Model–view–controller is an architectural pattern commonly used for developing user interfaces that divides an application into three interconnected parts. This is done to separate internal representations of information from the ways information is presented to and accepted from the user. The MVC design pattern decouples these major components allowing for efficient code reuse and parallel development.
Traditionally used for desktop graphical user interfaces (GUIs), this architecture has become popular for designing web applications and even mobile, desktop and other clients. Popular programming languages like Java, C#, Ruby, PHP and others have popular MVC frameworks that are currently being used in web application development straight out of the box.
As with other software patterns, MVC expresses the “core of the solution” to a problem while allowing it to be adapted for each system. Particular MVC architectures can vary significantly from the traditional description here.
Components
- The model is the central component of the pattern. It expresses the application’s behavior in terms of the problem domain, independent of the user interface. It directly manages the data, logic and rules of the application.
- A view can be any output representation of information, such as a chart or a diagram. Multiple views of the same information are possible, such as a bar chart for management and a tabular view for accountants.
- The third part or section, the controller, accepts input and converts it to commands for the model or view.
Interactions
In addition to dividing the application into three kinds of components, the model–view–controller design defines the interactions between them.
- The model is responsible for managing the data of the application. It receives user input from the controller.
- The view means presentation of the model in a particular format.
- The controller responds to the user input and performs interactions on the data model objects. The controller receives the input, optionally validates it and then passes the input to the model.
Evolution
One of the seminal insights in the early development of graphical user interfaces, MVC became one of the first approaches to describe and implement software constructs in terms of their responsibilities.
Trygve Reenskaug introduced MVC into Smalltalk-76 while visiting the Xerox Palo Alto Research Center (PARC) in the 1970s. In the 1980s, Jim Althoff and others implemented a version of MVC for the Smalltalk-80 class library.
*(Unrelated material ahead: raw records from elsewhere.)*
__global__ __launch_bounds__(1024) void k_place_probe(unsigned long long* __restrict__ out, unsigned long long n) {
    const unsigned long long per_block = n / gridDim.x, per_stream = per_block / 512;
// ... 115 lines not shown
    if ((reinterpret_cast<uintptr_t>(d_bytes) & 15) == 0)
        hipLaunchKernelGGL(k_encode<true>, dim3(grid), dim3(256), 0, ctx->stream, d_bytes, n, packed, inval, nwords);
    else
        hipLaunchKernelGGL(k_encode<false>, dim3(grid), dim3(256), 0, ctx->stream, d_bytes, n, packed, inval, nwords);
    CKL("k_encode");
    return DSKGPU_OK;
}

int run_scan(dskgpu_ctx* ctx, u32* a, const u32* d_len, u64 max_len) {
    const u64 nb = std::max<u64>(1, (max_len + SCAN_BLK - 1) / SCAN_BLK);
    CK(ctx->sums.ensure((nb + 1) * 4));
    hipLaunchKernelGGL(k_scan_reduce, dim3((unsigned)nb), dim3(SCAN_NT), 0, ctx->stream, a, d_len, ctx->sums.as<u32>());
    hipLaunchKernelGGL(k_scan_sums, dim3(1), dim3(1024), 0, ctx->stream, ctx->sums.as<u32>(), d_len, a);
    hipLaunchKernelGGL(k_scan_apply, dim3((unsigned)nb), dim3(SCAN_NT), 0, ctx->stream, a, d_len, ctx->sums.as<u32>());
    CKL("k_scan");
    return DSKGPU_OK;
}

int allow_big_lds(dskgpu_ctx* ctx, const void* fn, int bytes) {
    for (const void* f : ctx->big_lds_fns) if (f == fn) return DSKGPU_OK;
    CK(hipFuncSetAttribute(fn, hipFuncAttributeMaxDynamicSharedMemorySize, bytes));
    ctx->big_lds_fns.push_back(fn);
    return DSKGPU_OK;
}

namespace {

size_t scatter_lds(int W, u32 P, bool opt = false) { return (size_t)SC_NT * (16 / W) * 8 * W + (size_t)P * (opt ? 20 : 16) + 4 + 17 * 4 + 16 + (opt ? 8 + L0_MAX_PASSES * 8 : 0); }

template <int W, int SRC, int MODE>
int launch_hist_m(dskgpu_ctx* ctx, const typename KeyT<W>::T* keys, const ChunkDesc* descs, const u32* d_nch,
                  u64 max_chunks, u32* matrix, DigitSpec ds, u32 P) {
    const unsigned grid = (unsigned)std::max<u64>(1, std::min<u64>(max_chunks, (u64)ctx->num_cu));
    hipLaunchKernelGGL((k_hist<W, SRC, MODE>), dim3(grid), dim3(SC_NT), 0, ctx->stream, ctx->packed.as<u64>(),
                       ctx->inval.as<u32>(), keys, descs, d_nch, matrix, (int)ctx->cfg.kmer_size, ds, P);
    CKL("k_hist");
    return DSKGPU_OK;
}
template <int W, int SRC>
int launch_hist(dskgpu_ctx* ctx, const typename KeyT<W>::T* keys, const ChunkDesc* descs, const u32* d_nch,
                u64 max_chunks, u32* matrix, DigitSpec ds, u32 P) {
    const bool mp = ds.mode == 1 && ds.npass > 1;
    if (SRC == 0) return ds.mode == 0 ? launch_hist_m<W, 0, 0>(ctx, keys, descs, d_nch, max_chunks, matrix, ds, P)
                       : mp ? launch_hist_m<W, 0, 3>(ctx, keys, descs, d_nch, max_chunks, matrix, ds, P)
                            : launch_hist_m<W, 0, 1>(ctx, keys, descs, d_nch, max_chunks, matrix, ds, P);
    return ds.mode == 2 ? launch_hist_m<W, 1, 2>(ctx, keys, descs, d_nch, max_chunks, matrix, ds, P)
                   : mp ? launch_hist_m<W, 1, 3>(ctx, keys, descs, d_nch, max_chunks, matrix, ds, P)
                        : launch_hist_m<W, 1, 1>(ctx, keys, descs, d_nch, max_chunks, matrix, ds, P);
}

Only later did a 1988 article in The Journal of Object Technology (JOT) express MVC as a general concept.
The MVC pattern has subsequently evolved, giving rise to variants such as hierarchical model–view–controller (HMVC), model–view–adapter (MVA), model–view–presenter (MVP), model–view–viewmodel (MVVM), and others that adapted MVC to different contexts.
The use of the MVC pattern in web applications exploded in popularity after the introduction of NeXT’s WebObjects in 1996, which was originally written in Objective-C (that borrowed heavily from Smalltalk) and helped enforce MVC principles. Later, the MVC pattern became popular with Java developers when WebObjects was ported to Java. Later frameworks for Java, such as Spring (released in October 2002), continued the strong bond between Java and MVC. The introduction of the frameworks Django (July 2005, for Python) and Rails (December 2005, for Ruby), both of which had a strong emphasis on rapid deployment, increased MVC’s popularity outside the traditional enterprise environment in which it has long been popular. MVC web frameworks now hold large market-shares relative to non-MVC web toolkits.
Web Application and MVC
Although originally developed for desktop computing, MVC has been widely adopted as an architecture for World Wide Web applications in major programming languages. Several web frameworks have been created that enforce the pattern. These software frameworks vary in their interpretations, mainly in the way that the MVC responsibilities are divided between the client and server.
Some web MVC frameworks take a thin client approach that places almost the entire model, view and controller logic on the server. This is reflected in frameworks such as Django, Rails and ASP.NET MVC. In this approach, the client sends either hyperlink requests or form submissions to the controller and then receives a complete and updated web page (or other document) from the view; the model exists entirely on the server. Other frameworks such as AngularJS, EmberJS, JavaScriptMVC and Backbone allow the MVC components to execute partly on the client
Advantages
- Simultaneous development – Multiple developers can work simultaneously on the model, controller and views.
- High cohesion – MVC enables logical grouping of related actions on a controller together. The views for a specific model are also grouped together.
- Low coupling – The very nature of the MVC framework is such that there is low coupling among models, views or controllers
- Ease of modification – Because of the separation of responsibilities, future development or modification is easier
- Multiple views for a model – Models can have multiple views
Disadvantages
- Code navigability – The framework navigation can be complex because it introduces new layers of abstraction and requires users to adapt to the decomposition criteria of MVC.
- Multi-artifact consistency – Decomposing a feature into three artifacts causes scattering. Thus, requiring developers to maintain the consistency of multiple representations at once.
- Pronounced learning curve – Knowledge on multiple technologies becomes the norm. Developers using MVC need to be skilled in multiple technologies.